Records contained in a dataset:
==============================

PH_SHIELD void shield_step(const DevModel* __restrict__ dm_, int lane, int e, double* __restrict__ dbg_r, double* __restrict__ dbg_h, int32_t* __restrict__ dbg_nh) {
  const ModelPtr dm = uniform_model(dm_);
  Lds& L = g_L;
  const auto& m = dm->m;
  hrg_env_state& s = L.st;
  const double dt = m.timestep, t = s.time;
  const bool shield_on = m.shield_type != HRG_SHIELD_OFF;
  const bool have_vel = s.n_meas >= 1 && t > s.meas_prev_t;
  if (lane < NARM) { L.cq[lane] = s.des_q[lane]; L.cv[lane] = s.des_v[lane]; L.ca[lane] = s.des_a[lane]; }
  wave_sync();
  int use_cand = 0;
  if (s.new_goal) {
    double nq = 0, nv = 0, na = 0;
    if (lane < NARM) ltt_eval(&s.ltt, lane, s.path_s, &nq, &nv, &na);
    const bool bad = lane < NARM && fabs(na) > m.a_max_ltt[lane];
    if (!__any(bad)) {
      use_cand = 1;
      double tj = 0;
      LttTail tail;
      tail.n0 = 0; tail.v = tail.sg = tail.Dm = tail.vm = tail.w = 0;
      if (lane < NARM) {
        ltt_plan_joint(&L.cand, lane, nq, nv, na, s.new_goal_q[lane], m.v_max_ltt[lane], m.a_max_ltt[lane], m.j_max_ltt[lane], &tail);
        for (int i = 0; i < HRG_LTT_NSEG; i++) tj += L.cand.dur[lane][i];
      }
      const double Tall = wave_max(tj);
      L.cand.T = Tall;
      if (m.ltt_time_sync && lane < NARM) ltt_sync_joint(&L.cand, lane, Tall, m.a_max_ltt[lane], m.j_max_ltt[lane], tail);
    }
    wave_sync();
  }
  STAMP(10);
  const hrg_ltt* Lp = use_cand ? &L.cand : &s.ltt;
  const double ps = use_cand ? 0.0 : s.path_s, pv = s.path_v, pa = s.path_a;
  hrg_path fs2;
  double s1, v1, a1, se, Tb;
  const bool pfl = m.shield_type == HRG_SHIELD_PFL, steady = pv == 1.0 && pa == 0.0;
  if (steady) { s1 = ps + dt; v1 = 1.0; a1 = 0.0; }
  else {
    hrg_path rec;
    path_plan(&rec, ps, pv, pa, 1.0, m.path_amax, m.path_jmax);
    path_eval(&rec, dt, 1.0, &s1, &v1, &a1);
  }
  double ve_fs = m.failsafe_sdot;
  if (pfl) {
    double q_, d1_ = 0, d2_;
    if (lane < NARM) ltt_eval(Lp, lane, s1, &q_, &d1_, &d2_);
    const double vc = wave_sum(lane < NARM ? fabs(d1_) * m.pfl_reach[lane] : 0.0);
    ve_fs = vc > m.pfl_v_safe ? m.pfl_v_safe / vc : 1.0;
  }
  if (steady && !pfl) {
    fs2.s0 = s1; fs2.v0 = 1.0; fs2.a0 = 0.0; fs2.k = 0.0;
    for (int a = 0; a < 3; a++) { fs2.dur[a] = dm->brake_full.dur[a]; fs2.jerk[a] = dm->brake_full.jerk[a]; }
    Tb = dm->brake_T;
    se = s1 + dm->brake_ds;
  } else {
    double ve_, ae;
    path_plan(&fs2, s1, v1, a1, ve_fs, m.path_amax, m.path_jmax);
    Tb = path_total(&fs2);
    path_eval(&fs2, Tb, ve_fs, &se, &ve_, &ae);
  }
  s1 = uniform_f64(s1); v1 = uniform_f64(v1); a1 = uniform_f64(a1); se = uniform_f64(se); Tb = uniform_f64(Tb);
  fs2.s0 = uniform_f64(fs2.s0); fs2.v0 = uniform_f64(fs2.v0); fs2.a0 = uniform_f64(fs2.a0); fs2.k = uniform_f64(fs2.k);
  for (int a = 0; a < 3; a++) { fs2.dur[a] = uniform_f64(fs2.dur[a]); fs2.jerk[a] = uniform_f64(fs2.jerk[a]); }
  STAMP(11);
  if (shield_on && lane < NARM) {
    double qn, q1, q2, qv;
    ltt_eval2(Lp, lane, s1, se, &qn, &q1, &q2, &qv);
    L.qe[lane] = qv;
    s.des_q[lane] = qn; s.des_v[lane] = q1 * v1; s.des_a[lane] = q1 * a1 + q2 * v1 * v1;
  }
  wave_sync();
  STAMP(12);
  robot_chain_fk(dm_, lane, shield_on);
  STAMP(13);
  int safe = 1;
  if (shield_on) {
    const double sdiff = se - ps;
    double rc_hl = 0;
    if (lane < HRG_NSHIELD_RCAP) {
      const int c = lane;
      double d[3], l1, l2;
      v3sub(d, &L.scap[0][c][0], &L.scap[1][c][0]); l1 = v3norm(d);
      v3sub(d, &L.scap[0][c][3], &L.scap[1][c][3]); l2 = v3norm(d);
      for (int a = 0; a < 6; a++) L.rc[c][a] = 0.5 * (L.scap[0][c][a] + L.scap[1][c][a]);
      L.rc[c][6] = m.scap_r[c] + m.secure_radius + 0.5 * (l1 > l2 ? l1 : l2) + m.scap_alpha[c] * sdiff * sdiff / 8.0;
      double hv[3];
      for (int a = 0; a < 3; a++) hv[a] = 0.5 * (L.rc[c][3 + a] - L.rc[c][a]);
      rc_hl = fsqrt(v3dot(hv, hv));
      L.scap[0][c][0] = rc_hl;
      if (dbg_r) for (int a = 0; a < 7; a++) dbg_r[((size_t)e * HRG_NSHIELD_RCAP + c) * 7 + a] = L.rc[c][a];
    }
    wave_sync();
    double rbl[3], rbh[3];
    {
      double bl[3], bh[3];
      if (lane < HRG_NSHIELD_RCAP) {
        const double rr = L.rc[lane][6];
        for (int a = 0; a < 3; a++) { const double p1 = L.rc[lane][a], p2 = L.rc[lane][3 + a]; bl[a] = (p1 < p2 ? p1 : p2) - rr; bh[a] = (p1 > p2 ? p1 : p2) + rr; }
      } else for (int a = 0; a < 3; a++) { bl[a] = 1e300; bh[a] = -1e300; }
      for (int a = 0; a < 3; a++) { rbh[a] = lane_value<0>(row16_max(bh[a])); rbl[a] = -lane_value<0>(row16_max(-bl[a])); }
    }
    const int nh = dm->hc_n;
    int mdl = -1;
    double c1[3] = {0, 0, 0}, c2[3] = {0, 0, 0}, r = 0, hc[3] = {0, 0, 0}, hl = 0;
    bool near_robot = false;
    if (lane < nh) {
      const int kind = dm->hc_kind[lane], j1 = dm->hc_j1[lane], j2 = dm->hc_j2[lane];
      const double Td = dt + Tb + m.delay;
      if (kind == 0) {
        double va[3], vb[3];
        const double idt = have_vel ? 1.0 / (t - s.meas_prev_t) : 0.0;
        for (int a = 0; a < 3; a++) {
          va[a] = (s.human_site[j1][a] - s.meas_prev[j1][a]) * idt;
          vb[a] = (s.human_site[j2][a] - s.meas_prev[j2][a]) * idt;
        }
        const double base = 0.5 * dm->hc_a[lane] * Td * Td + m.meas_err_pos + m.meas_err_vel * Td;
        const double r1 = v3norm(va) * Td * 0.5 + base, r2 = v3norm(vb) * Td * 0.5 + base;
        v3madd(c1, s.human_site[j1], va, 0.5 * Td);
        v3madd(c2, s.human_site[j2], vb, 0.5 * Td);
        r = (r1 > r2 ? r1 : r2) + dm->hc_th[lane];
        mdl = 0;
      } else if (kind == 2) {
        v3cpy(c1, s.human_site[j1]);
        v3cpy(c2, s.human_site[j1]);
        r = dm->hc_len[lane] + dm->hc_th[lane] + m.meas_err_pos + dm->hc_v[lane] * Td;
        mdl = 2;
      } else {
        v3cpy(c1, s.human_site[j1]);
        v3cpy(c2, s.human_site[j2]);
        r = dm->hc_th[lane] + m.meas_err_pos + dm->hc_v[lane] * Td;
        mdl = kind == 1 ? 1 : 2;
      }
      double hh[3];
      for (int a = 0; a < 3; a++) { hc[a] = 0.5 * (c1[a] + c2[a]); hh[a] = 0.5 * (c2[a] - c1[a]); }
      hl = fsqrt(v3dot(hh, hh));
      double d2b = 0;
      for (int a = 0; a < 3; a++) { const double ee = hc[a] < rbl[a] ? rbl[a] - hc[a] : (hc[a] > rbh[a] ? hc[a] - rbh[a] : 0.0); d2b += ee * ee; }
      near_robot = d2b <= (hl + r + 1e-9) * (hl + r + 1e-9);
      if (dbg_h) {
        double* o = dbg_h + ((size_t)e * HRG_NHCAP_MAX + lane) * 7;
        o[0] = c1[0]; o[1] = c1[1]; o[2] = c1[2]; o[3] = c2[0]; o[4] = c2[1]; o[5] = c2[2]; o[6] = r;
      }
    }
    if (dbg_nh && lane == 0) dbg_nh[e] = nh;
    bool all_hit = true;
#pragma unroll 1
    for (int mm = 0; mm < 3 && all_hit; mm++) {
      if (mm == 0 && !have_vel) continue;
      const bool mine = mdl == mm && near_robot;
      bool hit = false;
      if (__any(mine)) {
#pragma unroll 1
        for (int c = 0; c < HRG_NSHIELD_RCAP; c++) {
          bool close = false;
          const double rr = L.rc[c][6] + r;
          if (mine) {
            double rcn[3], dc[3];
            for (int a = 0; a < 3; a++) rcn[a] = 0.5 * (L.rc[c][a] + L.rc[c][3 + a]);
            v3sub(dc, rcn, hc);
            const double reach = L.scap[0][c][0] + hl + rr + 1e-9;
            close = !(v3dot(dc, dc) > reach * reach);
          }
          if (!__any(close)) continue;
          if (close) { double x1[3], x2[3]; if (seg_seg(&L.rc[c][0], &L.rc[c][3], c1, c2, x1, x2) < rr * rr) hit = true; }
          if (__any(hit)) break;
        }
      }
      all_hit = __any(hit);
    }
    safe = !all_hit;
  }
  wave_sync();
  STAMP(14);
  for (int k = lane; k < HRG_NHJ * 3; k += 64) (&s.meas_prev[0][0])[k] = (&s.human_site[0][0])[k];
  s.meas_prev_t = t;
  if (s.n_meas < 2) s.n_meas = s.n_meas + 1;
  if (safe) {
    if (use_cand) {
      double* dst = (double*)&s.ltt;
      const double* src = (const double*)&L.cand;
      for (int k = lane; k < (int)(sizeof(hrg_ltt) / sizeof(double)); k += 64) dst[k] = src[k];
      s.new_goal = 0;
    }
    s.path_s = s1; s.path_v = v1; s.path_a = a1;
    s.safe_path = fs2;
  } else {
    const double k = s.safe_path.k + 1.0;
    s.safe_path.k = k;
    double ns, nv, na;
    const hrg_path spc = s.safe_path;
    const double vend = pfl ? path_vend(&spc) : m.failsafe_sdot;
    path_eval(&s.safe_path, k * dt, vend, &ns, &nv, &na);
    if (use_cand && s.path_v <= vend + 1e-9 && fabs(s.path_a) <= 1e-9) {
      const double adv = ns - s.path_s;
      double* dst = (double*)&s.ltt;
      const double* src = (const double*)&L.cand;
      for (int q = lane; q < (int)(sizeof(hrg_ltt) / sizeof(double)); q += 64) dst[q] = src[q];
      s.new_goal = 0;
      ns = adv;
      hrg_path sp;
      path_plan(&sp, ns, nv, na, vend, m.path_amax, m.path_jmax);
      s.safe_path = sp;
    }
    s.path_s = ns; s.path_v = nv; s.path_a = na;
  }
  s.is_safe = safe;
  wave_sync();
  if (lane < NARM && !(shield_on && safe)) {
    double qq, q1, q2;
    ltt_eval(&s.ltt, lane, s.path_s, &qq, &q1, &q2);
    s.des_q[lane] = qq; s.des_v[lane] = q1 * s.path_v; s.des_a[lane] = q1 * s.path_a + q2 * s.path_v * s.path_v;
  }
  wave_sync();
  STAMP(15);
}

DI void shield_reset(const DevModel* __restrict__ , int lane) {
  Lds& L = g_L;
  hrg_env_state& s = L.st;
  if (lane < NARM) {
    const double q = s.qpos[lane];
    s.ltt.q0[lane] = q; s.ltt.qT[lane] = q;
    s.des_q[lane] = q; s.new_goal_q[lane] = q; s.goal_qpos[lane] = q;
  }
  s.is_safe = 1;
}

==============================

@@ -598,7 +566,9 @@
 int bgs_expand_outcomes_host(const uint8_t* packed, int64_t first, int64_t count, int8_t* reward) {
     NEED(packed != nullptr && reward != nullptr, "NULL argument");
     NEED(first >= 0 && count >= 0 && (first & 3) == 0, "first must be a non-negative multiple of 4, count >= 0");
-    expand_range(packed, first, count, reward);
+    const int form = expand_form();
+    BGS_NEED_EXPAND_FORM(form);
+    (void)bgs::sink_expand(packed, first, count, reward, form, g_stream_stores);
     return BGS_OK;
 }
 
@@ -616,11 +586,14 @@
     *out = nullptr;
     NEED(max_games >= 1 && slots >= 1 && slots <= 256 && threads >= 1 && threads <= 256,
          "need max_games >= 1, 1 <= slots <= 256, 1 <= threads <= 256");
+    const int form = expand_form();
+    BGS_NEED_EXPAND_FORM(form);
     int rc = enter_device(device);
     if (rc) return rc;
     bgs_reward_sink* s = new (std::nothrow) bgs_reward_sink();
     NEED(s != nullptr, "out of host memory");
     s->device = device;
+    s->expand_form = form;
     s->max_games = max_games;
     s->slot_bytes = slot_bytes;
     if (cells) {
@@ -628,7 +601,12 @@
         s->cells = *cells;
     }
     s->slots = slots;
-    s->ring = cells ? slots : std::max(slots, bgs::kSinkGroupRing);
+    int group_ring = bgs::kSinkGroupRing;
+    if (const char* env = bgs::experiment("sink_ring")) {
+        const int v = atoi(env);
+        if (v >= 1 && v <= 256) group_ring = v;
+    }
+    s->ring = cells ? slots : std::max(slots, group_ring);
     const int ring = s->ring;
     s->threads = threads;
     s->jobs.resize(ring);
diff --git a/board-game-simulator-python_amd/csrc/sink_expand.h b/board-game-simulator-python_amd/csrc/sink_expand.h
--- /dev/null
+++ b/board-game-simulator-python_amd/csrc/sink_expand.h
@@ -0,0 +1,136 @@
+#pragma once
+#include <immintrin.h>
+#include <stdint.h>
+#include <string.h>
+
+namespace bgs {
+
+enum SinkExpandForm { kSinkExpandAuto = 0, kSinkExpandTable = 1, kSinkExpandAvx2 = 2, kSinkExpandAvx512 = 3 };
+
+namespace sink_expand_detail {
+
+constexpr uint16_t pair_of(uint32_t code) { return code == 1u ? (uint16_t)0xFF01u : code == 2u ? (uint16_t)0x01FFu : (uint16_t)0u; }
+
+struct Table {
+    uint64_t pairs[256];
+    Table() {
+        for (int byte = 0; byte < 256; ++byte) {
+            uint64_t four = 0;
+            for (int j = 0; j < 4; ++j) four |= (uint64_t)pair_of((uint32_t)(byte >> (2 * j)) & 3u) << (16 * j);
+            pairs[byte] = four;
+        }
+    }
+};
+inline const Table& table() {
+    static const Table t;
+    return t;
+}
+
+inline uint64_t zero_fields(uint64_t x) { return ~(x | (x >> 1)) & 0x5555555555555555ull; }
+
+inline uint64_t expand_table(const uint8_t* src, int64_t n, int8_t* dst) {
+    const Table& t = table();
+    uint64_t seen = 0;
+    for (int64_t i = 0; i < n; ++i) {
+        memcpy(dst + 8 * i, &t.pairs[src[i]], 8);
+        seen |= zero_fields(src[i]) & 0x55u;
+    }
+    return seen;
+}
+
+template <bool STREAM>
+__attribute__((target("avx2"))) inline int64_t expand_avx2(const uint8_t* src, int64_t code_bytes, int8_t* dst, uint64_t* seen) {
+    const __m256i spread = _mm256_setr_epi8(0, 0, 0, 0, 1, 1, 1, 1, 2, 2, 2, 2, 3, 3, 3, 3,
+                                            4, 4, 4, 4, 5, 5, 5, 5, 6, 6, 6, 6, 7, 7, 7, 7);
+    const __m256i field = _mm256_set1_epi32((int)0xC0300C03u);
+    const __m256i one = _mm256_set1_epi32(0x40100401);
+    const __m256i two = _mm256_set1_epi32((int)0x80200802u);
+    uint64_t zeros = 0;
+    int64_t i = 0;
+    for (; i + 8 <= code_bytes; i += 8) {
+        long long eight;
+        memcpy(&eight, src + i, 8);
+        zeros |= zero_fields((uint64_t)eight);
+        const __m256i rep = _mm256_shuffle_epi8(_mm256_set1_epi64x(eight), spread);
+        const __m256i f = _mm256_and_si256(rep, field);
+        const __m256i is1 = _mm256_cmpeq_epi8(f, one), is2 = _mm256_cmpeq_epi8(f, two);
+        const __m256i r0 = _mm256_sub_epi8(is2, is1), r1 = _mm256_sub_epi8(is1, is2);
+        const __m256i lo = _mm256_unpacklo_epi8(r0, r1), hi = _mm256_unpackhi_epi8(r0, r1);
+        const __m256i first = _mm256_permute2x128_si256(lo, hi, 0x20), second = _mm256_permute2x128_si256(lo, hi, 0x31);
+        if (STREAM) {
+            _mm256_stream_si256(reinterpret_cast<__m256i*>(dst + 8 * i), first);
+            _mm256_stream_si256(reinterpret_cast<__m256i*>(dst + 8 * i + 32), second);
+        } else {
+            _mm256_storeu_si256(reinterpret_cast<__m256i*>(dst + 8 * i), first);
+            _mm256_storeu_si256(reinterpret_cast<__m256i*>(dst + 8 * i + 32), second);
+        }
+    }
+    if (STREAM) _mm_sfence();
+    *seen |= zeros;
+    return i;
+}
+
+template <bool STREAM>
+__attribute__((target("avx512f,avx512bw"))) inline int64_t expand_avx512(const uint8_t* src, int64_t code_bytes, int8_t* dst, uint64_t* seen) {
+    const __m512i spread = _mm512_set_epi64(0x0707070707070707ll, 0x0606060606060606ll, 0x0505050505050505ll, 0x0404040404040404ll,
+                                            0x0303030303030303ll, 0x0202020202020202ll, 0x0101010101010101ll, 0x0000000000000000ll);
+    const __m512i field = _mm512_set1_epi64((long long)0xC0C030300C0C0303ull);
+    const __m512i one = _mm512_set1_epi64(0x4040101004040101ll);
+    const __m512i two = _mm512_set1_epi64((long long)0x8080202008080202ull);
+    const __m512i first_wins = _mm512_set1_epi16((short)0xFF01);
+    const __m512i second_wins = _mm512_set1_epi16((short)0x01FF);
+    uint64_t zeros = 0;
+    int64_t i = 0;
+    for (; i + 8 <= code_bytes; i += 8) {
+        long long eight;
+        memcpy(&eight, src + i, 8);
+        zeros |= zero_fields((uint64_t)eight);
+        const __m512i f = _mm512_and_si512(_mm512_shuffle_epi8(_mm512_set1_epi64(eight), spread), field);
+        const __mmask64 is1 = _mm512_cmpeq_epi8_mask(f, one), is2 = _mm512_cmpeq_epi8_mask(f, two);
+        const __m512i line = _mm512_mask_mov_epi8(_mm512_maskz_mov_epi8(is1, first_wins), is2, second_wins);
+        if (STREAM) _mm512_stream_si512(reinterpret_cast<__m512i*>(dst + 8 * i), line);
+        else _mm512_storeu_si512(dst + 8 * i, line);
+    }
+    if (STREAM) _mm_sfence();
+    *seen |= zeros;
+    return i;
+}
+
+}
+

==============================

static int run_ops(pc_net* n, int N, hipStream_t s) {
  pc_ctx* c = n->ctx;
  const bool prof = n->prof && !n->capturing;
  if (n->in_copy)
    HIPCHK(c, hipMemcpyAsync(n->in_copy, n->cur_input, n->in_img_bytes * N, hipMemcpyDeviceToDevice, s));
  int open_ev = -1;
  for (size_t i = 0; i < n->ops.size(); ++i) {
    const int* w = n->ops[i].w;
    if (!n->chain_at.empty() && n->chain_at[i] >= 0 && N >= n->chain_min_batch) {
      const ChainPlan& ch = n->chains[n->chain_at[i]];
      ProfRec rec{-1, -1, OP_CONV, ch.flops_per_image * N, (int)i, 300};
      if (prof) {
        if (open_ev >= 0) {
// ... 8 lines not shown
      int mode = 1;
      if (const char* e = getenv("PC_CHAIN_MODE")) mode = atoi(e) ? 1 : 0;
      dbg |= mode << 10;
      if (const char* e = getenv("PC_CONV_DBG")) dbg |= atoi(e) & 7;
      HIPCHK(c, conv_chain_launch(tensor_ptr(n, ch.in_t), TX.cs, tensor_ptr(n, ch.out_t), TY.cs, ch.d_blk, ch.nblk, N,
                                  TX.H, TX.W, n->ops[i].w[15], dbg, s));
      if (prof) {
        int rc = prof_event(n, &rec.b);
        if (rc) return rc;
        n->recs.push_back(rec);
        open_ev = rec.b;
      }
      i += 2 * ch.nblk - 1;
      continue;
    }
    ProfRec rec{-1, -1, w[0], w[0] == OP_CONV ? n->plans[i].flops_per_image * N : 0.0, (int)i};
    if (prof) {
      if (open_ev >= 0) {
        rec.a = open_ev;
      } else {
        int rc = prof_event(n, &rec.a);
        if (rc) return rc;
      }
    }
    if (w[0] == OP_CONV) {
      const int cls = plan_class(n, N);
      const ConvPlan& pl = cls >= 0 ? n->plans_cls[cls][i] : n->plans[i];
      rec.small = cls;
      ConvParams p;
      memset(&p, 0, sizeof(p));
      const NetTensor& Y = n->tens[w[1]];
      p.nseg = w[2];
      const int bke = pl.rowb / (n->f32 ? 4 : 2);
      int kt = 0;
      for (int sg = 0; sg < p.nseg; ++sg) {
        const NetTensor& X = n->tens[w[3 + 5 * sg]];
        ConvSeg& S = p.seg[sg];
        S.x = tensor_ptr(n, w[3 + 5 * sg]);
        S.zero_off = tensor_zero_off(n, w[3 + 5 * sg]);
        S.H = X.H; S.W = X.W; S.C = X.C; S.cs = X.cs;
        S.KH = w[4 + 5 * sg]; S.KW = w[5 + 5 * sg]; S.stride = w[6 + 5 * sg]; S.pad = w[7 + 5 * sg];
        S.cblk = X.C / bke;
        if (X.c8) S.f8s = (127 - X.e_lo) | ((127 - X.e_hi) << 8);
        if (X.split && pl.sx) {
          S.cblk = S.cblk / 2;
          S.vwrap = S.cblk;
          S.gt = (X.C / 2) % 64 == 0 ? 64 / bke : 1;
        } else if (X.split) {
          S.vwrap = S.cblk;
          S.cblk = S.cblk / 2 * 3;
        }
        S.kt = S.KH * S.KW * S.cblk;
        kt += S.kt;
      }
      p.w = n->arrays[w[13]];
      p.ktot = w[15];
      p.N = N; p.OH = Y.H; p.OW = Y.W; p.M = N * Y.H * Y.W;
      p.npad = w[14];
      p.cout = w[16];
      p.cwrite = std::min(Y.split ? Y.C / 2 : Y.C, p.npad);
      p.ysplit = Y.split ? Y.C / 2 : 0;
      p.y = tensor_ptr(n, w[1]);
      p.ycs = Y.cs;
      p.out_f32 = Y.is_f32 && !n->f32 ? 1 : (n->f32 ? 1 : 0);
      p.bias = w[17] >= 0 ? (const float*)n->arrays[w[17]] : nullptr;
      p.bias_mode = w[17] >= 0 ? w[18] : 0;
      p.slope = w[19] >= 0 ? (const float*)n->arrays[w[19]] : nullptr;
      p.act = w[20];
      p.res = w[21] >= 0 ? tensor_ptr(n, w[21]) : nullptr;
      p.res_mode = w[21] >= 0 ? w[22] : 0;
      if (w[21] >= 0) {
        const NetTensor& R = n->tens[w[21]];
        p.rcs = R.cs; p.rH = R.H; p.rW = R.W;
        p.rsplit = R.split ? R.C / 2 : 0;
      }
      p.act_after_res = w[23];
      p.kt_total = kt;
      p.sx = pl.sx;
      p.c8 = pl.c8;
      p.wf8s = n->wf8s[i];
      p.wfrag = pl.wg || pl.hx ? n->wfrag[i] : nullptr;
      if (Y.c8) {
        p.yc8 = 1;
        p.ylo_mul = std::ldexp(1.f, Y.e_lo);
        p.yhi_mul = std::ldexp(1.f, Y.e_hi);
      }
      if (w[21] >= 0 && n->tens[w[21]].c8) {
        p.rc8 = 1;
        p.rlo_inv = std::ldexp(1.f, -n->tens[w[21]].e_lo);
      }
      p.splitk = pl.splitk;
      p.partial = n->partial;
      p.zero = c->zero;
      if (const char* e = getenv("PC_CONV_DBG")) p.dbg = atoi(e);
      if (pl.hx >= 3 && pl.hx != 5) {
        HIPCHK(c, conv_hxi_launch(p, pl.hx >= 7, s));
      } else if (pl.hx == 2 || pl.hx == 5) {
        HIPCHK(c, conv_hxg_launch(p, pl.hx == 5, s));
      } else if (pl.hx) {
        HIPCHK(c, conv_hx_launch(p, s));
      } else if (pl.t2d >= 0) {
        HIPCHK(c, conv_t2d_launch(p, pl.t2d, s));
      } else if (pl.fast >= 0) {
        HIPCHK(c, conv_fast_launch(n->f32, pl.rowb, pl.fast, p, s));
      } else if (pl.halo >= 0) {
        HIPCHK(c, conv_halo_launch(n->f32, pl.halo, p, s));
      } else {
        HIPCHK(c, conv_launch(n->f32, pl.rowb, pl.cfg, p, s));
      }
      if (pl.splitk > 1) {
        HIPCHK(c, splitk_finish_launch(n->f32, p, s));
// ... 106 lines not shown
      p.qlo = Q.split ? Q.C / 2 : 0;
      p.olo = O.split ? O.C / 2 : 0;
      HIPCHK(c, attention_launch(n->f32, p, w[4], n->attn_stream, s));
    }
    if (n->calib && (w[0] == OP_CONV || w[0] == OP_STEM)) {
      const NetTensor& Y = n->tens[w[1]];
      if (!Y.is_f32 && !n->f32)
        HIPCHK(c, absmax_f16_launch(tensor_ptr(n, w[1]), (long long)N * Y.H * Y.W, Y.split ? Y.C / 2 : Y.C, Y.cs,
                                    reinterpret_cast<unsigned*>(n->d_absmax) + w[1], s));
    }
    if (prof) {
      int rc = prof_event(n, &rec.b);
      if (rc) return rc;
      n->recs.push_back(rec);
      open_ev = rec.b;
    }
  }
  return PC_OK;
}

==============================

▶ [What is being asked]: What lines above hold the word "char"? List them all.

▶ [Written solution]:
+    if (const char* env = bgs::experiment("sink_ring")) {
      if (const char* e = getenv("PC_CHAIN_MODE")) mode = atoi(e) ? 1 : 0;
      if (const char* e = getenv("PC_CONV_DBG")) dbg |= atoi(e) & 7;
      if (const char* e = getenv("PC_CONV_DBG")) p.dbg = atoi(e);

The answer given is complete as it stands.